Princess Mommy knows how horrible it was because I called her in hysterics from an IHOP on the side of I-95 at 10 p.m. the night I was driving back. I’d dropped Daddy-in-Training off in Baltimore for plans with Auntie-in-Training, so it was just me and the babes for the 2 hours it would take to get home. It was bedtime, so I figured no problem, right? They’d sleep the whole way. Ha. I was such a fool. A naive fool. Three hours after I’d left Daddy-in-Training, I was still only about 30 miles down the road and had had to stop twice already because the babies were completely melting down. So of course, I was also melting down.

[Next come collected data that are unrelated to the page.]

template <DivMode M, class F, bool CLOSE, bool TL = false>
__device__ __forceinline__ void multistep_body(const RiemannParams& p, const double* table,
                                               int table_n, double* partials, int steps,
                                               unsigned rot, unsigned* ticket, double scale,
                                               double* out, TimelineOut tl = {}) {
  using Acc = typename AccOf<F>::type;
  constexpr int C = ms_chunk<F>();
  if constexpr (TL) {
    static_assert(!CLOSE, "the timeline covers the kernel-closed step loop only");
    static_assert(C == 1, "the timeline covers one step per block sum (MIINT_MS_CHUNK = 1)");
  }
  TimelineEntry te{};
  if constexpr (TL) te = timeline_entry();
  __shared__ double red[2][C * (kMaxBlock / kWave)];
  __shared__ Acc red_acc[2][__is_same(Acc, double) ? 1 : C * (kMaxBlock / kWave)];
  __shared__ double lds[lds_words<M, F>()];
  const F f = make_functor<M, F>(p, table, table_n, lds);
  const unsigned nb = gridDim.x;
  const TileSplit sp = tile_split<F::template tile_len<M>()>(p.n);
  unsigned vb = blockIdx.x;
  unsigned seq = 0;
  int s = 0;
  if constexpr (C > 1) {
    for (; s + C <= steps; s += C, ++seq) {
      const unsigned vb0 = vb;
      Acc l[C];
#pragma unroll
      for (int k = 0; k < C; ++k) l[k] = Acc(0);
#pragma unroll 1
      for (int c = 0; c < C; ++c) {
        RiemannParams q = p;
        asm volatile("" : "+s"(q.a));
        const Acc x = lane_sum<M>(q, f, vb, sp);
#pragma unroll
        for (int k = 0; k < C; ++k) l[k] = k == c ? x : l[k];
        vb += rot;
        if (vb >= nb) vb -= nb;
      }
      Acc v[C];
      if constexpr (__is_same(Acc, double)) block_sums_dyn<C>(l, red[seq & 1], v);
      else block_sums_dyn<C>(l, red_acc[seq & 1], v);
      if (threadIdx.x == 0) {
        unsigned w = vb0;
#pragma unroll
        for (int k = 0; k < C; ++k) {
          const double vk = static_cast<double>(v[k]);
          if constexpr (CLOSE) slot_store(&partials[static_cast<size_t>(s + k) * nb + w], vk);
          else partials[static_cast<size_t>(s + k) * nb + w] = vk;
          w += rot;
          if (w >= nb) w -= nb;
        }
      }
    }
  }
  for (; s < steps; ++s, ++seq) {
    RiemannParams q = p;
    asm volatile("" : "+s"(q.a));
    double v;
    if constexpr (__is_same(Acc, double)) v = block_sum_dyn(lane_sum<M>(q, f, vb, sp), red[seq & 1]);
    else v = static_cast<double>(block_sum_dyn(lane_sum<M>(q, f, vb, sp), red_acc[seq & 1]));
    if (threadIdx.x == 0) {
      if constexpr (TL) timeline_step(tl, steps, s, v);
      if constexpr (CLOSE) slot_store(&partials[static_cast<size_t>(s) * nb + vb], v);
      else partials[static_cast<size_t>(s) * nb + vb] = v;
    }
    vb += rot;
    if (vb >= nb) vb -= nb;
  }
  if constexpr (TL) {
    if (threadIdx.x == 0) timeline_exit(tl, steps, te);
  }
  if constexpr (CLOSE) {
    __shared__ int role;
    __syncthreads();
    close_batch_in_launch(partials, nb, steps, ticket, scale, out, red[0], &role);
  }
}
template <DivMode M, class F>
__global__ __launch_bounds__(kMaxBlock) void riemann_timeline_kernel(
    RiemannParams p, const double* table, int table_n, double* partials, int steps,
    unsigned rot, TimelineOut tl) {
  multistep_body<M, F, false, true>(p, table, table_n, partials, steps, rot, nullptr, 0.0,
                                    nullptr, tl);
}
template <DivMode M, class F>
__global__ __launch_bounds__(kMaxBlock) kFullOccupancy void riemann_timeline_kernel_o8(
    RiemannParams p, const double* table, int table_n, double* partials, int steps,
    unsigned rot, TimelineOut tl) {
  multistep_body<M, F, false, true>(p, table, table_n, partials, steps, rot, nullptr, 0.0,
                                    nullptr, tl);
}
template <DivMode M, class F, bool CLOSE>
__global__ __launch_bounds__(kMaxBlock) void riemann_multistep_kernel(
    RiemannParams p, const double* table, int table_n, double* partials, int steps,
    unsigned rot, unsigned* ticket, double scale, double* out) {
  multistep_body<M, F, CLOSE>(p, table, table_n, partials, steps, rot, ticket, scale, out);
}
template <DivMode M, class F, bool CLOSE>
__global__ __launch_bounds__(kMaxBlock) kFullOccupancy void riemann_multistep_kernel_o8(
    RiemannParams p, const double* table, int table_n, double* partials, int steps,
    unsigned rot, unsigned* ticket, double scale, double* out) {
  multistep_body<M, F, CLOSE>(p, table, table_n, partials, steps, rot, ticket, scale, out);
}
template <DivMode M, class F>
constexpr bool multistep_o8() {
  if constexpr (__is_same(F, Table) || __is_same(F, TableF32)) return true;
  return M == DivMode::kIeee && (__is_same(F, Pi4F32) || __is_same(F, Pi4F32Wide) ||
                                 __is_same(F, Pi4F32Acc32));
}
template <DivMode M, class F>
constexpr bool multistep_close_ok() {
  return !multistep_o8<M, F>();
}
template <DivMode M, class F>
constexpr bool multistep_pays() {
  return !(M == DivMode::kIeee && (__is_same(F, Pi4) || __is_same(F, Pi4Wide)));
}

My conversation with Princess Mommy went something like this:

Heather: Hey, how’s it going?

Me: I’m driving home by myself and the babies keep screaming and I don’t know what to do and it’s after 9 and everything’s closed and I already stopped once for an hour because they were freaking out and then I got lost trying to get back on the highway and then I finally did but they were screaming again so I finally found an IHOP to stop at and I got them inside and they calmed down but as soon as I put them back in carseats they scream again and they’re not hungry because they won’t eat and they are clean and I even tried giving them Benadryl because it worked when we flew for vacation and they are still wide awake and screaming and there are no rest stops and everything is closed and I can’t get a hold of [Daddy-in-Training] and I’m scared to leave because there is nowhere else safe to stop with two babies and I don’t even know where I am and I think I’m going to be stuck here forever and then Miles peed all over both of us and I don’t even know how because he’s got his diaper on and I can’t get them back out to the car and get the diaper bag and get back in here and Emmett spit up everywhere and Miles is drenched in his own pee and we’re a total disaster and I literally don’t know what to do so I’m eating pancakes and crying.

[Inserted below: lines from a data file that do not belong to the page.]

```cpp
#pragma unroll 1
  for (int step = 0; step < a.n_steps; ++step) {
    const int64_t o = (int64_t)step * n + i;
    int act = kStay;
    if (in_range) act = a.action[o];
    if (live) last_act = act;

    double p = (double)s.p, t_amb = (double)s.t_amb, t_int = (double)s.t_int, n_air = (double)s.n_air, vol = (double)s.vol,
           sp = (double)s.sp;
    float x = s.x, y = s.y, batt = s.batt;
    float acs_w = 0.0f, mdot = 0.0f, charge = 0.0f, load = 0.0f;
    float u = 0.0f, v = 0.0f;
    const float p0_in = s.p, x_start = s.x, y_start = s.y;
    const int32_t t_start = s.t_elapsed;
    const int64_t t0 = c.start_unix + (int64_t)s.t_elapsed;
    const float step_s = (float)(10 * substeps);
    uint32_t step_flags = 0;
    AtmWindow win = {}; LayerCursor lc = {}; double t_at_p = 0.0;
    float fl0 = 0.0f, dfl = 0.0f; Ephemeris e0 = {};
    SunQuadratic sq = {}; double node_f0 = 0.0;
    float sun_sin = 0.0f, sun_panel = 0.0f; bool sun_day = false;
    uint32_t map_pow_env = 0; int eff = kStay;

    if (r1) {
      e0 = ephemeris(t0);
      fl0 = e0.flux; dfl = e0.flux_rate * 10.0f;
      sh.eot_min[lane] = e0.eot_min; sh.eph[0][lane] = e0.eot_min_rate; sh.eph[1][lane] = e0.sin_decl; sh.eph[2][lane] = e0.sin_decl_rate;
      step_flags |= hc.flags;
    }
    if (r3) {
      int32_t sr0 = s.sunrise_h, ss0 = s.sunset, sr1 = s.sunrise_h, ss1 = s.sunset, sr2 = s.sunrise_h, ss2 = s.sunset;
      uint8_t pa0 = s.paused, pa1 = s.paused, pa2 = s.paused, f0 = s.env_fsm, f1 = s.env_fsm, f2 = s.env_fsm;
      const int q0 = envelope_safety(power_safety(kDown, s.t_elapsed, s.batt, &sr0, &ss0, &pa0), s.sp, &f0);
      const int q1 = envelope_safety(power_safety(kStay, s.t_elapsed, s.batt, &sr1, &ss1, &pa1), s.sp, &f1);
      const int q2 = envelope_safety(power_safety(kUp, s.t_elapsed, s.batt, &sr2, &ss2, &pa2), s.sp, &f2);
      if (live) { s.sunrise_h = sr0; s.sunset = ss0; s.paused = pa0; s.env_fsm = f0; }
      map_pow_env = action_map(q0, q1, q2);
    }
    if constexpr (kNoise) {
      if (in_range) {
        float x_km, y_km, t_h;
        noise_coords(s.x, s.y, s.t_elapsed, &x_km, &y_km, &t_h);
#pragma unroll 1
        for (int k = wave; k < 10; k += kSplitWaves)
          shn.nz[k][lane] = noise_harmonic_value(k / 5, k % 5, harmonic_draw_from_rows(&shn.draws[0][lane], kSplitLanes, k), x_km, y_km, s.p, t_h,
                                                 shn.grad_lut);
      }
      __syncthreads();
    }
    if (r2) {
      const WindQuery wq = wind_query(s.x, s.y, s.p, s.t_elapsed);
      WindCorners corners;
      wind_gather(a.wind_grid + (in_range ? i : 0) * a.grid_env_stride, wq, &corners);
      float nu = 0.0f, nv = 0.0f;
      if constexpr (kNoise) {
        if (in_range) wind_noise_from_values(&shn.nz[0][lane], kSplitLanes, &nu, &nv);
      } else {
        if (a.noise_uv && in_range) { nu = a.noise_uv[2 * i]; nv = a.noise_uv[2 * i + 1]; }
      }
      wind_blend_corners(corners, wq, &u, &v);
      u += nu; v += nv;
      sh.u[lane] = u; sh.v[lane] = v;
    }
    BLE_SPLIT_T(0);
    __syncthreads();
    BLE_SPLIT_T(1);
    if (!r2) { u = sh.u[lane]; v = sh.v[lane]; }
    if (!r1) { e0.eot_min = sh.eot_min[lane]; e0.eot_min_rate = sh.eph[0][lane]; e0.sin_decl = sh.eph[1][lane]; e0.sin_decl_rate = sh.eph[2][lane]; }
    if (r0) {
      win = atm_window_from(hc.atm, (double)c.alpha, p, &step_flags);
      lc.lay = 0; lc.lapse_cur = win.lapse_0; lc.kl_cur = (-kAirSpecificGasD / 9.80665) * win.lapse_0; lc.cur_hi = win.pb; lc.cur_lo = win.pt;
      double altitude;
      atm_at_pressure_f64(win, (double)c.alpha, p, &altitude, &t_at_p);
      uint8_t f0 = s.alt_fsm, f1 = s.alt_fsm, f2 = s.alt_fsm;
      const int q0 = altitude_safety(kDown, altitude, &f0), q1 = altitude_safety(kStay, altitude, &f1),
                q2 = altitude_safety(kUp, altitude, &f2);
      if (live) s.alt_fsm = f0;
      sh.map_alt[lane] = action_map(q0, q1, q2);
    }
    if (r1 || r2 || r3) {
      const SolarNodes nd = solar_nodes_time(e0, t0, c.lng0_deg, step_s);
      if (r1) sh.node_f[0][lane] = solar_node<1>(nd, hc.sin_lat0, hc.cos_lat0, s.x, s.y, u, v, substeps);
      if (r3) sh.node_f[1][lane] = solar_node<2>(nd, hc.sin_lat0, hc.cos_lat0, s.x, s.y, u, v, substeps);
      if (r2) {
        node_f0 = solar_node<0>(nd, hc.sin_lat0, hc.cos_lat0, s.x, s.y, u, v, substeps);
        sq.c0 = (float)node_f0; sq.c1 = 0.0f; sq.c2 = 0.0f; sq.thr = sun_thresholds(node_f0, substeps);
        const SunState sun0 = sun_at_stride(0, sq, c, u, v, x_start, y_start, t_start);
        sun_sin = sun0.sin_el; sun_panel = solar_panel_factor(sun0); sun_day = sun0.day;
        sh.sin_el0[lane] = sun_sin; sh.panel0[lane] = sun_panel; sh.day0[lane] = sun_day ? 1u : 0u;
      }
    }
    BLE_SPLIT_T(0);
    __syncthreads();
    BLE_SPLIT_T(1);
    if (r2) sq = solar_node_coefs(node_f0, sh.node_f[0][lane], sh.node_f[1][lane], substeps);
    if (r1 || r3) { sun_sin = sh.sin_el0[lane]; sun_panel = sh.panel0[lane]; sun_day = sh.day0[lane] != 0u; }
    if (r3) eff = action_apply_any(sh.map_alt[lane], map_pow_env, act);
    if (live) flags |= step_flags;

    bool active = live;
    bool abs_bad = false;
    int k_done = 0, last_rd = 0, status = kOk;
    const StrideK K = stride_k_vreg();
#pragma unroll 1
    for (int k = 0; k < substeps; ++k) {
      if (__ballot(active) == 0ull) break;
      const int wr = (xk + 1) & 1;
      const bool publish = active || !live;
      double p_n = p, t_amb_n = t_amb, t_at_p_n = t_at_p, t_int_n = t_int, vol_n = vol, sp_n = sp, n_air_n = n_air;
      float x_n = x, y_n = y, batt_n = batt, sun_sin_n = sun_sin, sun_panel_n = sun_panel; bool sun_day_n = sun_day;
      const double rp = d_rcp(p);
      if (r0) {
        const double yc = inv_cbrt_volume(vol);
        p_n = stride_pressure(win, lc, p, rp, vol, n_air, t_amb, t_at_p, yc, K);
        x_n = f_fma(u, kStride, x); y_n = f_fma(v, kStride, y);
        t_amb_n = t_at_p;
        t_at_p_n = stride_ambient_advance(win, lc, p, rp, t_at_p, p_n, K);
        if (publish) { sh.p[wr][lane] = p_n; sh.t_amb[wr][lane] = t_amb_n; sh.x[wr][lane] = x_n; sh.y[wr][lane] = y_n; }
      }
      if (r1) {
        abs_bad = abs_bad || (active && absorptivity_out_of_range(t_int));
        const float flux = f_fma((float)k, dfl, fl0);
        const double yc = inv_cbrt_volume(vol);
        const float att = solar_attenuation(sun_sin, (float)p, sun_day);
        t_int_n = stride_internal_temperature(vol, yc, t_int, t_amb, p, flux, att, hc.q_earth, K);
        if (publish) sh.t_int[wr][lane] = t_int_n;
      }
      if (r2) {
        const SunState sn = sun_at_stride(k + 1, sq, c, u, v, x_start, y_start, t_start);
        sun_sin_n = sn.sin_el; sun_panel_n = solar_panel_factor(sn); sun_day_n = sn.day;
        if (publish) { sh.sin_el[wr][lane] = sun_sin_n; sh.panel[wr][lane] = sun_panel_n; sh.day[wr][lane] = sun_day_n ? 1u : 0u; }
        superpressure_volume_f64(n_air, t_int, p, rp, &vol_n, &sp_n, K);
        const uint32_t code = sp_n <= 0.0 ? (uint32_t)kZeroPressure : (!(sp_n <= 2380.0) ? (uint32_t)kBurst : 0u);
        if (publish) { sh.vol[wr][lane] = vol_n; sh.sp[wr][lane] = sp_n; sh.code_sp[wr][lane] = code; }
      }
      if (r3) {
        const float att = solar_attenuation(sun_sin, (float)p, sun_day);
        double mdot_d;
        stride_acs(sh.acs_poly, eff, sp, p, rp, t_int, &acs_w, &mdot_d, K);
        mdot = (float)mdot_d;
        n_air_n = stride_mols_air(n_air, mdot_d);
        stride_power_from_factor(sun_day, sun_panel, att, acs_w, &charge, &load, &batt_n);
        if (publish) {
          sh.n_air[wr][lane] = n_air_n; sh.batt[wr][lane] = batt_n; sh.acs_w[wr][lane] = acs_w; sh.mdot[wr][lane] = mdot;
          sh.charge[wr][lane] = charge; sh.load[wr][lane] = load;
          sh.code_batt[wr][lane] = batt_n <= 0.0f ? (uint32_t)kOutOfPower : 0u;
        }
      }
      BLE_SPLIT_T(2);
      __syncthreads();
      BLE_SPLIT_T(3);
      ++xk;
      const int rd = xk & 1;
      if (r0) { p = p_n; t_amb = t_amb_n; t_at_p = t_at_p_n; x = x_n; y = y_n; } else { p = sh.p[rd][lane]; }
      if (r1) { t_int = t_int_n; t_amb = sh.t_amb[rd][lane]; } else if (r2 || r3) t_int = sh.t_int[rd][lane];
      if (r2) { vol = vol_n; sp = sp_n; sun_sin = sun_sin_n; sun_panel = sun_panel_n; sun_day = sun_day_n; }
      else { if (r0 || r1) vol = sh.vol[rd][lane]; if (r3) sp = sh.sp[rd][lane]; }
      if (r3) { n_air = n_air_n; batt = batt_n; } else if (r0 || r2) n_air = sh.n_air[rd][lane];
      if (r1 || r3) { sun_sin = sh.sin_el[rd][lane]; sun_day = sh.day[rd][lane] != 0u; if (r3) sun_panel = sh.panel[rd][lane]; }
      const uint32_t cb = sh.code_batt[rd][lane], cs = sh.code_sp[rd][lane];
      const int code = (int)(cb != 0u ? cb : cs);
      k_done = active ? k + 1 : k_done; last_rd = active ? rd : last_rd; status = active ? code : status;
      active = active && code == kOk;
      BLE_SPLIT_T(4);
    }

    if (live) {
      const int rd = last_rd;
      s.p = (float)sh.p[rd][lane]; s.t_amb = (float)sh.t_amb[rd][lane]; s.t_int = (float)sh.t_int[rd][lane];
      s.vol = (float)sh.vol[rd][lane]; s.sp = (float)sh.sp[rd][lane]; s.n_air = (float)sh.n_air[rd][lane];
      s.batt = sh.batt[rd][lane]; s.x = sh.x[rd][lane]; s.y = sh.y[rd][lane];
      s.t_elapsed += 10 * k_done;
      s.status = (uint8_t)status;
      if (r1) flags |= abs_bad ? kFlagAbsorptivity : 0u;
      if (r0) {
        s.acs_power = sh.acs_w[rd][lane];
        flags |= (s.p > 101325.0f || s.p < 0.0f || p0_in > 101325.0f || p0_in < 0.0f) ? kFlagSolarRange : 0u;
        SunState sun_end = {};
        sun_end.sin_el = sh.sin_el[rd][lane]; sun_end.day = sh.day[rd][lane] != 0u;
        const float panel_end = sh.panel[rd][lane];
        float r = reward_distance(s.x, s.y);
        if (act == kDown) {
          const float pw = solar_power_from_factor(panel_end, solar_attenuation(sun_end.sin_el, s.p, sun_end.day));
          const bool excess = (pw > kDayLoad) && battery_above_99_percent(s.batt);
          if (!excess) {
            const float scale = f_clamp((s.acs_power - 100.0f) * (1.0f / 200.0f), 0.0f, 1.0f);
            r *= f_fma(-0.3f, scale, 0.95f);
// ... 43 lines not shown
```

Heather: [brief stunned silence]

Me: I’m completely freaking out.

Emmett: WAAAAAAAAHHHHHHHH!

Miles: Me, too! I mean, WAAAAAHHHHHH!

Heather: Pancakes and crying is totally okay.

Me: I’m never going to be able to leave. I will be stuck at IHOP in God knows where forEVer. This is horrible.

Heather: Back to basics — if they are crying, they are breathing. I know it doesn’t help, but it’s reassuring, right?

Me: Yes, breathing is good.

Heather: Did you try turning the radio up enough to drown out the crying?

Me: It doesn’t go that loud.

Emmett: WAAAAAAAHHHHHH! See, no radio could cover this up!

Miles: I scoff at your radio! I mean, WAAAAAAAHHHHHH!

And so it continued. After maybe 25 minutes she talked me down enough that I could eat my pancakes without gagging because I was sobbing so hard, and ultimately I managed to get calm enough to actually hang up the phone and get my act together.

Finally two waitresses got a clue and offered to help me, so I had them stay with the babies while I went to the car (10 feet from the front door and in plain sight of both kids at all times, I swear) to get new clothes and a diaper. They got me extra napkins so I could clean Miles and myself up and distracted Emmett while I did a complete wardrobe change on the little pee-pee monster. (I, however, remained in urine soaked clothing for the rest of the night. Fortunately it air dried on the way home.) When I paid my bill, I left them every penny I had on me in tip. It wasn’t much, but it was at least as much as my food cost, probably more.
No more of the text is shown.